Figure 2 : In vitro tetracycline release profiles from POE70LA30 loaded with 10% and 20% tetracycline base (TB).

(Schwach-Abdellaoui et al. 2001)

2.4 Purpose

      The aim of this phase I in vivo study was to explore the clinical potential of poly(ortho esters) as carriers of antimicrobial agents for the local treatment of periodontal disease. Observations focused on the retention of the material in periodontal pockets and the tolerance to the product. Additionally, the release of tetracycline incorporated in the polymer was measured. The study was subdivided in three parts. The specific purpose of part I was to preliminarily determine the potential for retention and the possible bioavailability of tetracycline after treatment of single rooted teeth and molars with class two furcation (Hamp et al. 1975) defects. The purpose of part II was to explore if retention could be improved by modifying the clinical conditions at application time to minimize the presence of fluid on the root surface. The purpose of part III was to determine whether a small and controlled amount of polymer could be better retained within the pocket than an uncontrolled quantity overfilling the pocket.


3 Material and methods


3.1 Subjects

      Eighteen systemically healthy volunteers with chronic periodontitis (4 females and 14 males, mean age 54, range 36-77), with periodontal pockets 6 mm, participated in this three-part study. Each part was carried out in six persons. Subjects had not received any periodontal treatment during the year preceding the study and had neither taken antibiotics nor long-term anti-inflammatory medication during the previous six months. The general health history and oral health status were registered for each patient. Subjects with a medical condition (diabetes, rheumatic fever, blood dyscrasia, immunologic anomalies) or allergic to tetracycline or poly(ortho esters) were not included. Pregnant or lactating females were also not considered (see Patient Record Form in Appendix). The study was conducted according to the principles of the Declaration of Helsinki and was approved by the ethical board of the School of Dental Medicine, University of Geneva. The participants were informed on the aim of the study, the possible side effects, and gave their consent in written form.


3.2 Formulations

      Self-catalyzed poly(ortho ester) (POE) of low molecular weight, containing 30 mol% of lactic acid (LA) units in the polymeric backbone, was used as vehicle (POE70LA30). The compound was manufactured by the laboratory of Pharmaceutics and Biopharmaceutics of the University of Geneva. Drug loading was of 10% (w/w) or 20% (w/w) tetracycline base (TB10, TB20 ; Sigma, Steinheim, Germany). Synthesis and degradation of these polymers have been presented in sections 2.2 and 2.3. Both formulations were prepared by mixing the polymer with the corresponding quantity of tetracycline. All samples were g-irradiated under argon at -70°C with a total of 2 Mrad, a dose validated in previous studies (Sintzel et al. 1998c). The final products had the consistency of a highly viscous paste.


3.3 Clinical protocol

      Patients were instructed in proper plaque control methods to reach a good level of oral hygiene before the experiments were carried out. Hard and soft deposits were removed mechanically from all supraginigival tooth surfaces by scaling and polishing.
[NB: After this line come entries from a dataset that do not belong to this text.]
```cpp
bool exact_single_launch(const GemmPlan& p) {
  return p.route == Route::Bk32 || (p.route == Route::Generic && p.bm == 256 && p.bn == 256 && !p.edge && p.splits <= 1 &&
                                    p.tail_tiles == 0 && p.second == Second::None);
}

}
}
```

exprgrad_amd/csrc/kernels/gemm_plan.hpp:

```cpp
#pragma once

namespace eg {
namespace gemm {

constexpr int BK = 16;

struct GemmProblem {
  long M = 0, N = 0, K = 0;
  bool a_kc = true, b_kc = false;
  long lda = 0, ldb = 0, ldc = 0;
  bool a_aligned = true, b_aligned = true, c_aligned = true;
  bool has_bias = false, bias_aligned = true;
  bool ones_row = false;
  int conv = 0;
  bool vec_ok = false, a_vec_only = false;
  bool piece = false;
  int cus = 256;
};

struct GemmSwitches {
  bool no_small = false, no_skinny = false;
  bool no_pair = false, no_t96 = false, no_streamk = false;
  bool no_xrow = false, no_bk32 = false, no_wide_store = false;
  bool no_skew = false, old_tile_model = false, small_bk32 = false;
// ... 138 lines not shown

constexpr long CONV64_MAX_INDEX = 1L << 31;

struct Conv64Plan {
  bool ok = false;
  long M = 0, Ncols = 0, K = 0;
  int config = 2;
  int bm = 0, bn = 0, wr = 0, wc = 0;
  bool vec_a = false, vec_b = false;
  int tiles_m = 0, tiles_n = 0;
  bool remap = false;
  long grid_x = 0, grid_y = 1;
  int slices = 1;
  long pixels_per_slice = 0;
  long workspace_doubles = 0;
  bool reduce = false;
  long aux_doubles = 0;
};

Conv64Plan plan_conv64(const Conv64Problem& p);

bool exact_single_launch(const GemmPlan& p);

}
}
```

exprgrad_amd/csrc/kernels/gemm_split_bf16.hip:

```cpp
#include <algorithm>
#include <cfloat>

#include "gemm_fused.hpp"
#include "../eg_internal.hpp"
#include "../switches.hpp"

namespace {

typedef __bf16 bf16x8 __attribute__((ext_vector_type(8)));
typedef __bf16 bf16x4 __attribute__((ext_vector_type(4)));
typedef float f32x4 __attribute__((ext_vector_type(4)));


struct SplitOperand {
  const float* src;
  long ld;
  long R;
  int kc;
  __bf16* dst;
};

__device__ __forceinline__ void unit_coords(const SplitOperand& o, long K, long u, long& r, long& chunk) {
  const long cpr = K / 8, t = u >> 6;
  const int l = (int)(u & 63);
  if (o.kc) {
    const long per = cpr / 4;
// ... 122 lines not shown
    *reinterpret_cast<bf16x4*>(row + c * 32 + 2 * IMG_PLANE) = h2;
  }
}

__device__ __forceinline__ int lane_unit(int lane) {
  const int quad = (lane >> 2) & 7;
  return ((lane >> 5) * 2 + (__builtin_popcount(quad) & 1)) * 16 + (quad >> 1) * 4 + (lane & 3);
}

__device__ __forceinline__ void store_tile(const SplitOperand& o, long K, long kt, long rb, const unsigned char* img) {
  const int wave = threadIdx.x >> 6, lane = threadIdx.x & 63;
  const long plane = o.R * K;
  __bf16* d = o.dst + (kt * o.R + rb * TILE_R) * 16;
#pragma unroll
  for (int p = 0; p < 3; ++p)
#pragma unroll
    for (int i = 0; i < 2; ++i) {
      const int u = (wave * 2 + i) * 64 + lane_unit(lane);
      const bf16x8 v = *reinterpret_cast<const bf16x8*>(img + p * IMG_PLANE + (u >> 4) * REC_BYTES + (u & 15) * 16);
      *reinterpret_cast<bf16x8*>(d + p * plane + u * 8) = v;
    }
}

__global__ __launch_bounds__(SPLIT_NT) void split_tiles_kernel(SplitOperand a, SplitOperand b, long K, int tiled, unsigned* flag,
                                                             unsigned epoch) {
  __shared__ __attribute__((aligned(16))) unsigned char img[2][IMG_BYTES];
  bool bad = false;
  int s = 0;
#pragma unroll
  for (int which = 0; which < 2; ++which) {
    const SplitOperand& o = which ? b : a;
    const long n = o.R * K / (TILE_R * 16);
    const long lo = n * blockIdx.x / gridDim.x, hi = n * (blockIdx.x + 1) / gridDim.x;
    if (!(tiled >> which & 1)) {
      const long units = o.R * K / 8;
      split_units<SPLIT_U>(o, o, K, units, lo * (SPLIT_NT * 2), hi * (SPLIT_NT * 2), bad);
      continue;
    }
    if (lo >= hi) continue;
    const long tr = o.R / TILE_R;
    long kt = lo / tr, rb = lo % tr;
    f32x4 x[4];
    load_tile(o, kt, rb, x);
    for (long t = lo; t < hi; ++t) {
      split_tile(x, img[s], bad);
      long nkt = kt, nrb = rb + 1;
      if (nrb == tr) {
        nrb = 0;
        ++nkt;
      }
      if (t + 1 < hi) load_tile(o, nkt, nrb, x);
      __syncthreads();
      store_tile(o, K, kt, rb, img[s]);
      s ^= 1;
      kt = nkt;
      rb = nrb;
    }
// ... 41 lines not shown
  const unsigned long v = reinterpret_cast<unsigned long>(p);
  const unsigned lo = __builtin_amdgcn_readfirstlane((unsigned)v), hi = __builtin_amdgcn_readfirstlane((unsigned)(v >> 32));
  return reinterpret_cast<const void*>(((unsigned long)hi << 32) | lo);
}

constexpr int ROLE_LOAD_OWN = 1, ROLE_LOAD_PARTNER = 2, ROLE_READ_TOP = 4, ROLE_READ_AHEAD = 8;
constexpr int PARTNER = 4;

#ifdef EG_SPLIT_GEMM_STAMPS
constexpr int STAMP_BLOCKS = 1024;
__device__ unsigned long long g_split_stamps[STAMP_BLOCKS][8][4];
#define EG_STAMP(t)                                                                  \
  do {                                                                               \
    __builtin_amdgcn_sched_barrier(0);                                               \
    asm volatile("s_memtime %0\n\ts_waitcnt lgkmcnt(0)" : "=s"(t)::"memory"); \
    __builtin_amdgcn_sched_barrier(0);                                               \
  } while (0)
#else
#define EG_STAMP(t) \
  do {              \
  } while (0)
#endif

__global__ __launch_bounds__(NT) void split_gemm_kernel(SplitGemmArgs a) {
  if (*(volatile const unsigned*)a.flag == a.epoch) return;
  __shared__ __attribute__((aligned(16))) unsigned char lds[STAGES * STAGE_BYTES];

  const int tid = threadIdx.x, lane = tid & 63, wave = __builtin_amdgcn_readfirstlane(tid >> 6);
  const int wr = wave >> 2, wc = wave & 3;
  long m_blk, n_blk;
  tile_origin(xcd_remap(blockIdx.x, gridDim.x), a.tiles_m, a.tiles_n, m_blk, n_blk);

  const __amdgpu_buffer_rsrc_t ra = __builtin_amdgcn_make_buffer_rsrc(
      const_cast<void*>(uniform_ptr(a.pa + m_blk * 16)), (short)0, -1, 0x00020000);
  const __amdgpu_buffer_rsrc_t rb = __builtin_amdgcn_make_buffer_rsrc(
      const_cast<void*>(uniform_ptr(a.pb + n_blk * 16)), (short)0, -1, 0x00020000);
  const unsigned a_plane = (unsigned)(a.M * a.K * 2), b_plane = (unsigned)(a.N * a.K * 2);
  const unsigned a_ktile = (unsigned)(a.M * 32), b_ktile = (unsigned)(a.N * 32);
  const unsigned voff = (unsigned)lane * 16;

  auto pieces = [&](int kt, int s, int w) {
    unsigned char* st = lds + s * STAGE_BYTES + w * 1024;
    const unsigned at = (unsigned)kt * a_ktile + (unsigned)w * 1024, bt = (unsigned)kt * b_ktile + (unsigned)w * 1024;
#pragma unroll
    for (int i = 0; i < LOADS; ++i) {
      __attribute__((address_space(3))) void* dst = (__attribute__((address_space(3))) void*)(st + i * PLANE_BYTES);
      if (i < 3)
        __builtin_amdgcn_raw_ptr_buffer_load_lds(ra, dst, 16, voff, (unsigned)i * a_plane + at, 0, 0);
      else
        __builtin_amdgcn_raw_ptr_buffer_load_lds(rb, dst, 16, voff, (unsigned)(i - 3) * b_plane + bt, 0, 0);
// ... 110 lines not shown
  if (a.bias) b4 = *reinterpret_cast<const f32x4*>(a.bias + col);
#pragma unroll
  for (int h = 0; h < 2; ++h) {
#pragma unroll
    for (int i = 0; i < 4; ++i)
#pragma unroll
      for (int j = 0; j < 4; ++j)
#pragma unroll
        for (int r = 0; r < 4; ++r) park[(i * 16 + 4 * prow + r) * WN + j * 16 + (lane & 15)] = acc[4 * h + i][j][r];
    asm volatile("s_waitcnt lgkmcnt(0)" ::: "memory");
#pragma unroll
    for (int q = 0; q < 16; ++q) {
      const int row = 4 * q + prow;
      f32x4 v = *reinterpret_cast<const f32x4*>(park + row * WN + pc4);
      f32x4* c = reinterpret_cast<f32x4*>(a.C + (m_blk + wr * WM + h * 64 + row) * a.ldc + col);
      if (a.accumulate) v = *c + v;
      if (a.bias) v = v + b4;
      *c = v;
    }
    asm volatile("s_waitcnt lgkmcnt(0)" ::: "memory");
  }
}

inline bool aligned16(const void* p) { return (reinterpret_cast<uintptr_t>(p) & 15) == 0; }

constexpr size_t kPlaneCap = 1ull << 30;

}

namespace eg {
namespace gemm {

int sgemm_split(eg_ctx* ctx, int trans_a, int trans_b, long M, long N, long K, const float* A, long lda, const float* B, long ldb,
                float* C, long ldc, int accumulate, const float* bias) {
  if (!ctx || !A || !B || !C || M <= 0 || N <= 0 || K <= 0) return EG_ERR_UNSUPPORTED;
  if (lda < (trans_a ? M : K) || ldb < (trans_b ? K : N) || ldc < N) return EG_ERR_UNSUPPORTED;
  if (eg::sw::on("EG_NO_SPLIT_GEMM")) return EG_ERR_UNSUPPORTED;
  if (M % BM != 0 || N % BN != 0 || K % 32 != 0 || K < 2048) return EG_ERR_UNSUPPORTED;
  if ((M / BM) * (N / BN) < ctx->compute_units) return EG_ERR_UNSUPPORTED;
  const size_t plane_bytes = 6 * (size_t)(M + N) * (size_t)K;
  if (plane_bytes > kPlaneCap || 6 * (size_t)std::max(M, N) * (size_t)K >= (1ull << 31)) return EG_ERR_UNSUPPORTED;
  if (!aligned16(A) || !aligned16(B) || (!trans_a && lda % 4 != 0) || (trans_b && ldb % 4 != 0)) return EG_ERR_UNSUPPORTED;
  if (!aligned16(C) || ldc % 4 != 0 || (bias && !aligned16(bias))) return EG_ERR_UNSUPPORTED;
  if (!exact_single_launch(ctx, trans_a, trans_b, M, N, K, A, lda, B, ldb, C, ldc, bias)) return EG_ERR_UNSUPPORTED;

  int rc = eg::set_device(ctx);
  if (rc) return rc;
  if (!ctx->split_flag) {
    EG_HIP_CHECK(hipMalloc((void**)&ctx->split_flag, sizeof(unsigned)));
    EG_HIP_CHECK(hipMemset(ctx->split_flag, 0, sizeof(unsigned)));
  }
  rc = eg::ensure_workspace(ctx, plane_bytes);
  if (rc) return rc;
  if (++ctx->split_epoch == 0) ctx->split_epoch = 1;
  const unsigned epoch = ctx->split_epoch;

  __bf16* pa = static_cast<__bf16*>(ctx->workspace);
  __bf16* pb = pa + 3 * (size_t)M * K;
  const SplitOperand oa = {A, lda, M, trans_a ? 0 : 1, pa};
  const SplitOperand ob = {B, ldb, N, trans_b ? 1 : 0, pb};
  const bool scalar = eg::sw::on("EG_SPLIT_PASS_SCALAR");
  const int tiled = (!scalar && !oa.kc && lda % 4 == 0 ? 1 : 0) | (!scalar && !ob.kc && ldb % 4 == 0 ? 2 : 0);
  if (tiled) {
    const long blocks = (long)TILE_BLOCKS_PER_CU * ctx->compute_units;
    hipLaunchKernelGGL(split_tiles_kernel, dim3((unsigned)blocks), dim3(SPLIT_NT), 0, ctx->stream, oa, ob, K, tiled, ctx->split_flag,
                       epoch);
  } else {
    const long units_a = M * K / 8, units = (M + N) * K / 8;
    long blocks = (units + SPLIT_NT * SPLIT_U - 1) / (SPLIT_NT * SPLIT_U);
    if (blocks > 8L * ctx->compute_units) blocks = 8L * ctx->compute_units;
    hipLaunchKernelGGL(split_planes_kernel, dim3((unsigned)blocks), dim3(SPLIT_NT), 0, ctx->stream, oa, ob, K, units_a, units,
                       ctx->split_flag, epoch);
  }
  EG_HIP_CHECK(hipGetLastError());

  SplitGemmArgs g = {};
  g.pa = pa;
  g.pb = pb;
  g.C = C;
  g.bias = bias;
  g.M = M;
  g.N = N;
  g.K = K;
  g.ldc = ldc;
  g.tiles_m = (int)(M / BM);
  g.tiles_n = (int)(N / BN);
  g.accumulate = accumulate;
  g.skew = eg::sw::present("EG_GEMM_NO_SKEW") ? 0 : 1;
  g.flag = ctx->split_flag;
  g.epoch = epoch;
  hipLaunchKernelGGL(split_gemm_kernel, dim3((unsigned)(g.tiles_m * g.tiles_n)), dim3(NT), 0, ctx->stream, g);
  EG_HIP_CHECK(hipGetLastError());

  return sgemm_exact(ctx, trans_a, trans_b, M, N, K, A, lda, B, ldb, C, ldc, accumulate, bias, ctx->split_flag, epoch);
}

}
}
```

      At day 0, PPD, BoP and gingival recession (REC) were recorded from all study sites. The selected teeth were then scaled and planed subgingivally under local anesthesia, using ultrasonic scalers and hand curettes. Subgingival treatment was not limited in time and lasted approximately 5 to 10 minutes per tooth. Prior to the placement of the compound into the pocket, each site was isolated from saliva with cotton rolls and dried with gauze. The prepared teeth then received the trial medication and were followed up according to the protocols outlined below (see 3.3.1.-3.3.3, parts I-III). In all subjects the polymer was placed into the periodontal sites with a syringe designed for intraligamentar anesthesia (Ligmaject®, Henke-Sass Wolf, Tuttlingen, Germany), fitted with a canula 0.8 mm in diameter. At each follow-up session the GCF was assayed. The tolerance to the product was evaluated by visual inspection of the gingiva at each site. Changes in texture and color as well as presence or absence of suppuration were recorded. Bad taste, discomfort, or pain were also assessed. For the collection of GCF, teeth were first isolated and dried by a gentle stream of compressed air. Three minutes later, paper strips (Periopaper®, Oraflow, Plainview, NY, USA) were placed for 30 seconds at the gingival margin of the test sites without entering the pocket. As a general rule, if no active agent could be detected at the first and second visits following placement in any given site of a subject, no further GCF samples were taken thereafter in this individual.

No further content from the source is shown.